2

I've been messing around with qpdf, and noticed something that seems huge: that a document's Owner Password is essentially useless, as it can be easily unset, and therefore that only the User Password offers any real security for a PDF.

For example, when I set a User Password and an Owner Password on a PDF:

qpdf --encrypt "zeus" "zeussecurity" 128 --modify-other=n --extract=n --annotate=n --form=y --use-aes=y -- "Unsecured.pdf" "Secured.pdf"

...all that's needed to unset both of them is the User Password:

qpdf --decrypt --password=zeus Secured.pdf Secured_decrypted.pdf 

When I set only an Owner Password on a PDF:

qpdf --encrypt "" "zeussecurity" 128 --modify-other=n --extract=n --annotate=n --form=y --use-aes=y -- "Unsecured.pdf" "Secured.pdf"

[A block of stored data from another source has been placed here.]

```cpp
template <int MAXV>
__device__ __forceinline__ void poly_lut_init(uint2 *lut) {
    constexpr int N_LUT = 1 << MAXV;
    const int i = threadIdx.x;
    if (i >= N_LUT) return;
    uint32_t pos[8] = {MAXV, MAXV, MAXV, MAXV, MAXV, MAXV, MAXV, MAXV};
    if (i >= 8) {
        const int n = 31 - __clz(i);
        const uint32_t F = (uint32_t)i - (1u << n);
        int before = 0, n_t = 0;
        for (int j = 0; j < n; j++) {
            const bool fj = (F >> j) & 1u, fp = (F >> ((j + n - 1) % n)) & 1u;
            if (fj != fp) {
                if (n_t < 2) pos[5 + n_t] = (uint32_t)before;
                n_t++;
// ... 36 lines not shown
            const bool cross = live && (b_inside != a_inside);
            P2 pt{0.0, 0.0};
            bool have_pt = false;
            if (cross) {
                const double wx = r.x - a.x, wy = r.y - a.y;
                const double nw = N.x * wx + N.y * wy;
                const double nv = N.x * V.x + N.y * V.y;
                if (nv != 0) {
                    const double tt = nw / nv;
                    pt.x = a.x + tt * V.x;
                    pt.y = a.y + tt * V.y;
                    have_pt = true;
                }
            }
            const bool quirk = cross && !b_inside && !have_pt;
            if (cross && have_pt) {
                col[(n_output < MAXV ? n_output : MAXV) * STRIDE] = make_double2(pt.x, pt.y);
                n_output++;
            }
            b_inside = b_inside || quirk;
            if (live && b_inside) {
                col[(n_output < MAXV ? n_output : MAXV) * STRIDE] = make_double2(b.x, b.y);
                n_output++;
            }
            if (live) {
                a = b;
                a_inside = b_inside;
            }
        }
    }
    if (n_output > MAXV) {
        overflow = true;
        alive = false;
    } else if (n_output < 3) {
        alive = false;
    }
    n = n_output;
}

template <int MAXV, int NIN, int STRIDE, bool LAST = false>
__device__ __forceinline__ void poly_stage(int &n, P2 &r, const P2 s, bool &alive, bool &dirty, bool &overflow,
                                           double2 *col, const uint2 *lut) {
    const P2 U{s.x - r.x, s.y - r.y};
    const bool work = alive && !(U.x == 0 && U.y == 0);
    P2 v[MAXV];
#pragma unroll
    for (int j = 0; j < MAXV; j++) {
        if (j < NIN) {
            const double2 q = col[j * STRIDE];
            v[j] = P2{q.x, q.y};
        } else {
            v[j] = P2{0.0, 0.0};
        }
    }
    uint32_t F = 0;
#pragma unroll
    for (int j = 0; j < NIN; j++) F |= (U.x * (v[j].y - r.y) > U.y * (v[j].x - r.x)) ? (1u << j) : 0u;
    const uint32_t nmask = (1u << n) - 1u;
    F &= nmask;
    const uint32_t Tm = (F ^ ((F << 1) | (F >> ((n - 1) & 31)))) & nmask;
    const int n_tr = __popc(Tm);
    bool irregular = work && (dirty || n > NIN || (n_tr != 0 && n_tr != 2));
    const bool two = work && !irregular && n_tr == 2;
    if (two) {
        const int j1 = __ffs(Tm) - 1, j2 = 31 - __clz(Tm);
        const int p1 = j1 == 0 ? n - 1 : j1 - 1, p2 = j2 - 1;
        const double2 a1 = col[p1 * STRIDE], b1 = col[j1 * STRIDE], a2 = col[p2 * STRIDE], b2 = col[j2 * STRIDE];
        const uint2 e = lut[F + (1u << n)];
        const P2 N{-U.y, U.x};
        const P2 V1{b1.x - a1.x, b1.y - a1.y}, V2{b2.x - a2.x, b2.y - a2.y};
        const double nw1 = N.x * (r.x - a1.x) + N.y * (r.y - a1.y), nv1 = N.x * V1.x + N.y * V1.y;
        const double nw2 = N.x * (r.x - a2.x) + N.y * (r.y - a2.y), nv2 = N.x * V2.x + N.y * V2.y;
        const double tt1 = nw1 / nv1, tt2 = nw2 / nv2;
        const P2 pt1{a1.x + tt1 * V1.x, a1.y + tt1 * V1.y}, pt2{a2.x + tt2 * V2.x, a2.y + tt2 * V2.y};
        irregular = nv1 == 0 || nv2 == 0;
        if (!irregular) {
            if (!LAST && (pt1.x == a1.x || pt1.x == b1.x || pt2.x == a2.x || pt2.x == b2.x || pt1.x == pt2.x))
                dirty = p2_eq(pt1, a1) || p2_eq(pt1, b1) || p2_eq(pt2, a2) || p2_eq(pt2, b2) || p2_eq(pt1, pt2);
            *tri_slot<STRIDE>(col, e.x & 0xffu) = make_double2(v[0].x, v[0].y);
            *tri_slot<STRIDE>(col, (e.x >> 8) & 0xffu) = make_double2(v[1].x, v[1].y);
            *tri_slot<STRIDE>(col, (e.x >> 16) & 0xffu) = make_double2(v[2].x, v[2].y);
            if (NIN > 3) *tri_slot<STRIDE>(col, e.x >> 24) = make_double2(v[3].x, v[3].y);
            if (NIN > 4) *tri_slot<STRIDE>(col, e.y & 0xffu) = make_double2(v[4].x, v[4].y);
            if (NIN > 5) *tri_slot<STRIDE>(col, e.y >> 24) = make_double2(v[5].x, v[5].y);
            *tri_slot<STRIDE>(col, (e.y >> 8) & 0xffu) = make_double2(pt1.x, pt1.y);
            *tri_slot<STRIDE>(col, (e.y >> 16) & 0xffu) = make_double2(pt2.x, pt2.y);
            n = __popc(F) + 2;
        }
    } else if (work && !irregular && !(F & 1u)) {
        alive = false;
    }
    if (irregular) {
        if (n > NIN) {
#pragma unroll
            for (int j = NIN; j < MAXV; j++) {
                if (j < n) {
                    const double2 q = col[j * STRIDE];
                    v[j] = P2{q.x, q.y};
                }
            }
        }
        poly_stage_generic<MAXV, STRIDE>(v, n, r, U, alive, overflow, col);
        dirty = true;
    }
    if (work) r = s;
}

template <int MAXV, int N0, int STRIDE = 1>
__device__ __forceinline__ double poly_clip_area(const P2 (&tv)[N0], int n0, const P2 (&sv)[3], double2 *col, const uint2 *lut,
                                                 bool active) {
    int n = n0;
    bool alive = active, overflow = false;
    bool dirty = false;
#pragma unroll
    for (int j = 0; j < N0; j++)
        if (j < n0) dirty = dirty || p2_eq(tv[j], tv[j + 1 < n0 ? j + 1 : 0]);
    if (N0 > 3 && n0 > 3) dirty = dirty || p2_eq(tv[0], tv[2]) || p2_eq(tv[1], tv[3 < N0 ? 3 : 0]);
    if (active) {
#pragma unroll
        for (int j = 0; j < N0; j++)
            if (j < n0) col[j * STRIDE] = make_double2(tv[j].x, tv[j].y);
    }
    P2 r = sv[2];
    poly_stage<MAXV, N0, STRIDE>(n, r, sv[0], alive, dirty, overflow, col, lut);
    poly_stage<MAXV, N0 + 1, STRIDE>(n, r, sv[1], alive, dirty, overflow, col, lut);
    poly_stage<MAXV, N0 + 2, STRIDE, true>(n, r, sv[2], alive, dirty, overflow, col, lut);
    if (overflow) return TRI_AREA_OVERFLOW;
    double area = 0.0;
    if (alive) {
        const double2 q0 = col[0], q1 = col[STRIDE];
        const P2 a0{q0.x, q0.y};
        double ux = q1.x - a0.x, uy = q1.y - a0.y;
#pragma unroll
        for (int i = 2; i < MAXV; i++) {
            if (i < n) {
                const double2 q = col[i * STRIDE];
                const double vx = a0.x - q.x, vy = a0.y - q.y;
                area += fabs(ux * vy - uy * vx);
                ux = vx;
                uy = vy;
            }
        }
        area = 0.5 * area;
    }
    return area;
}

template <int STRIDE = 1>
__device__ __forceinline__ double tri_clip_area(const P2 (&tv)[3], const P2 (&sv)[3], double2 *col, const uint2 *lut,
                                                bool active) {
    return poly_clip_area<TRI_MAXV, 3, STRIDE>(tv, 3, sv, col, lut, active);
}

static constexpr int QUAD_MAXV = 7;
static constexpr int QUAD_LUT = 1 << QUAD_MAXV;

}
```

xugrid_amd/csrc/xr_overlap.hip:

```cpp
#include "xr_objects.h"
#include "xr_clip_tri.h"

namespace xr {

static constexpr int BIG_VISITS = 160;

__device__ __forceinline__ bool rec_hit(float4 b, float qx0, float qx1, float qy0, float qy1) {
    return box_gap(b, qx0, qx1, qy0, qy1) < 0.0f;
}

static constexpr int SLOTS = 16;
static constexpr int QCUR_STRIDE = 32;
static constexpr int TILE_RUN = 16;

__device__ __forceinline__ int64_t xcd_block(int64_t n_blocks, bool remap) {
    if (!remap) return blockIdx.x;
    const int64_t per_xcd = (n_blocks + 7) >> 3;
    return (int64_t)(blockIdx.x & 7) * per_xcd + (blockIdx.x >> 3);
}
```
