-            for (int u = 0; u < U; ++u)
-#pragma unroll
-                for (int a = 0; a < DIM; ++a) c[u][a] = c0[u][a];
-        } else {
-            load_chunk_coords<DIM>(coords, s0, N, c);
-        }
-        uint32_t pos[U];
+        load_chunk_coords<DIM>(coords, s0, N, c);
 #pragma unroll
         for (int u = 0; u < U; ++u) {
             const int64_t i = s0 + u * kSortThreadsS + threadIdx.x;
-            const uint32_t key = block_key<DIM>(c[u], tp);
-            pos[u] = (i < N) ? atomicAdd(&s_cursor[key >> tp.coarse_shift], 1u) : 0xFFFFFFFFu;
-            if (over_any && i < N && s_tot[key >> tp.coarse_shift]) atomicAdd(&s_blk[key], 1u);
-        }
-#pragma unroll
-        for (int u = 0; u < U; ++u) {
-            const int64_t i = s0 + u * kSortThreadsS + threadIdx.x;
-            if (pos[u] != 0xFFFFFFFFu) {
-                typedef float f32x4 __attribute__((ext_vector_type(4)));
-                const f32x4 rec = {c[u][0], c[u][1], DIM == 3 ? c[u][DIM - 1] : 0.0f, __uint_as_float((uint32_t)i)};
-#ifdef SHACIRA_SORT_NT
-                __builtin_nontemporal_store(rec, reinterpret_cast<f32x4 *>(inter4 + pos[u]));
-#else
-                *reinterpret_cast<f32x4 *>(inter4 + pos[u]) = rec;
-#endif
-            }
-        }
-    }
-    if (over_any) {
-        __syncthreads();
-        uint32_t *gcount = gcursor + kMaxBlocksS;
-        for (uint32_t k = threadIdx.x; k < tp.num_blocks; k += kSortThreadsS)
-            if (s_blk[k]) atomicAdd(&gcount[k], s_blk[k]);
+            if (i < N) store_record<DIM>(region, atomicAdd(&s_cursor[block_key<DIM>(c[u], tp) >> tp.coarse_shift], 1u), c[u], i);
+        }
+    }
+#pragma unroll
+    for (int u = 0; u < U; ++u) {
+        const int64_t i = first_s0 + u * kSortThreadsS + threadIdx.x;
+        if (rank0[u] != 0xFFFFFFFFu) store_record<DIM>(region, s_off[bin0[u]] + rank0[u], c0[u], i);
     }
 }
 
@@ -319,47 +272,136 @@
     return live ? atomicAdd(&counters[j], 1u) : 0u;
 }
 
+__device__ __forceinline__ void bin_totals(const TilePlan &tp, const uint32_t *__restrict__ cnt, uint32_t *s_tot) {
+    typedef uint32_t u32x4 __attribute__((ext_vector_type(4)));
+    constexpr uint32_t kWaves = kSortThreadsS / 64;
+    constexpr int RB = 8;
+    const uint32_t lane = threadIdx.x & 63, wave = threadIdx.x >> 6;
+    const bool wide = tp.ptiles > 256u;
+#pragma unroll 1
+    for (uint32_t r0 = wave; r0 < (uint32_t)kMaxCoarse; r0 += kWaves * RB) {
+        u32x4 v[RB], w[RB];
+#pragma unroll
+        for (int k = 0; k < RB; ++k) {
+            const u32x4 *row = reinterpret_cast<const u32x4 *>(cnt + (size_t)(r0 + (uint32_t)k * kWaves) * kMaxSortTiles);
+            v[k] = row[lane];
+            w[k] = wide ? row[64 + lane] : u32x4{0u, 0u, 0u, 0u};
+        }
+#pragma unroll
+        for (int k = 0; k < RB; ++k) {
+            uint32_t tot = 0;
+#pragma unroll
+            for (int e = 0; e < 4; ++e) {
+                const uint32_t t0 = lane * 4u + (uint32_t)e, t1 = 256u + t0;
+                tot += (t0 < tp.ptiles ? v[k][e] : 0u) + (t1 < tp.ptiles ? w[k][e] : 0u);
+            }
+#pragma unroll
+            for (int off = 32; off > 0; off >>= 1) tot += __shfl_xor(tot, off, 64);
+            if (lane == 0) s_tot[r0 + (uint32_t)k * kWaves] = tot;
+        }
+    }
+}
+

...I'm able to unset it without a password at all:

qpdf --decrypt Secured.pdf Secured_decrypted.pdf

Notice that qpdf is not a brute-forcing program and this all happens in less than a second, so this isn't a case of password strength - the passwords are simply being bypassed entirely.

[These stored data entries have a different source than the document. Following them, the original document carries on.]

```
struct HipSrOps : hs::SrDeviceOps {
    hipStream_t stream = nullptr;
    DBuf d_sim, d_diff;
    std::vector<int64_t> sd_out_off;
    std::vector<int32_t> sd_n;
    GraphRows G;
    KernelClock kc;

    struct SimdiffInFlight {
        DBuf d_alt, d_ref, d_sr, d_sa, d_sc, d_cb, d_po, d_n, d_pn, d_w, d_oo, t_c, t_i, t_j, d_bc, d_bw, d_rb, d_orig, d_rng;
        std::vector<int32_t> tc, ti, tj, blk_c, blk_w;
        UploadPack pk;
        EventPair ev;
        float* k_ms = nullptr;
    };
    std::unique_ptr<SimdiffInFlight> sd_flight;
    int settle_simdiff(bool account = true) {
        if (!sd_flight) return HS_OK;
        float m = 0;
        int rc = (sd_flight->ev.a || k5_waited) ? HS_OK : stream_wait_quiet(stream);
        if (!rc) rc = sd_flight->ev.ms(&m);
        if (!rc && account && sd_flight->k_ms) *sd_flight->k_ms += m;
        sd_flight.reset();
        return rc;
    }
    bool k5_waited = false;
    ~HipSrOps() override { (void)settle_simdiff(false); }

    DBuf d_col_off, d_col_idx, d_col_code;
    UploadPack col_pack;
    const hs::CwChain* resident_cols = nullptr;
    bool adopted = false;
    int64_t adopted_cols = 0, adopted_entries = 0;
    DBuf cols_block;
    void adopt_columns(HipCvOps& cv) {
        std::swap(cols_block, cv.d_pk);
        char* base = (char*)cols_block.p;
        auto view = [&](DBuf& d, size_t off, size_t bytes) { d.release(); d.p = base + off; d.bytes = bytes; d.cap = 0; d.view = true; };
        view(d_col_off, cv.pk_layout.off, ((size_t)cv.snp_count + 1) * 8);
        view(d_col_idx, cv.pk_layout.idx, (size_t)cv.snp_entries * 4);
        view(d_col_code, cv.pk_layout.code, (size_t)cv.snp_entries);
        adopted = true; adopted_cols = cv.snp_count; adopted_entries = cv.snp_entries;
    }
    bool columns_resident() const override { return adopted; }
    bool low_memory_graphs() const override { static const bool host = std::getenv("HS_LOW_MEMORY_GRAPHS_ON_HOST") != nullptr; return !host; }
    void drop_resident_columns() override { adopted = false; resident_cols = nullptr; }
    int fetch_columns(std::vector<int32_t>& idx, std::vector<uint8_t>& code) override {
        if (!adopted) { set_error("fetch_columns: no resident columns"); return HS_EINVAL; }
        idx.resize((size_t)adopted_entries); code.resize((size_t)adopted_entries);
        if (adopted_entries == 0) return HS_OK;
        if (int rc = d2h_pinned(idx.data(), d_col_idx.p, (size_t)adopted_entries * 4, stream)) return rc;
        return d2h_pinned(code.data(), d_col_code.p, (size_t)adopted_entries, stream);
    }
    int window_masks(const std::vector<int64_t>& col_a, const std::vector<int64_t>& col_b, const std::vector<int64_t>& slot_off,
                     std::vector<int32_t>& ids, std::vector<int32_t>& win_m) override {
        if (!adopted) { set_error("window_masks: no resident columns"); return HS_EINVAL; }
        const int W = (int)col_a.size();
        const int64_t total = slot_off.back();
        ids.resize((size_t)total); win_m.assign((size_t)W, 0);
        if (W == 0) return HS_OK;
        DBuf d_a, d_b, d_so, d_ids;
        UploadPack pk;
        pk.add(col_a, d_a); pk.add(col_b, d_b); pk.add(slot_off, d_so);
        if (int rc = pk.commit(stream)) return rc;
        const size_t ids_bytes = ((size_t)total * 4 + 255) & ~(size_t)255;
        if (int rc = d_ids.alloc(ids_bytes + (size_t)W * 4 + 16)) return rc;
        int32_t* const dm = reinterpret_cast<int32_t*>((char*)d_ids.p + ids_bytes);
        if (int rc = kc.begin(HS_K_WINDOW_MASKS, stream)) return rc;
        hipLaunchKernelGGL(hsdev::k_window_masks, dim3((unsigned)((W + 3) / 4)), dim3(256), 0, stream, d_col_off.as<int64_t>(), d_col_idx.as<int32_t>(), d_a.as<int64_t>(),
                           d_b.as<int64_t>(), d_so.as<int64_t>(), W, d_ids.as<int32_t>(), dm);
        HS_HIP(hipGetLastError());
        if (int rc = kc.end(8 * total + 4 * (int64_t)W, stream)) return rc;
        HBuf h_ids;
        if (int rc = h_ids.alloc(ids_bytes + (size_t)W * 4 + 16)) return rc;
        { Shipment sh; sh.add(h_ids.p, d_ids.p, ids_bytes + (size_t)W * 4); if (int rc = sh.launch(stream, 32)) return rc; }
        if (int rc = stream_wait(stream)) return rc;
        k5_waited = true;
        if (total) std::memcpy(ids.data(), h_ids.p, (size_t)total * 4);
        std::memcpy(win_m.data(), (const char*)h_ids.p + ids_bytes, (size_t)W * 4);
        kc.flush();
        return HS_OK;
    }
    int simdiff_columns(const hs::SimdiffJob& job, float* k_ms) override {
// ... 408 lines not shown
```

Is this normal behaviour for the security on a PDF, or some sort of bug/edge case that I've run into?

Hashim Aziz
  • 969
  • 8
  • 21

1 Answers1

4

Yes, that's normal. Only the user password offers any real security; the owner password is pure snake oil (thanks Adobe). I'll make the same comparison I always make: if the owner password actually worked as advertised, it would be equivalent to effective DRM, which is well-known to be impossible.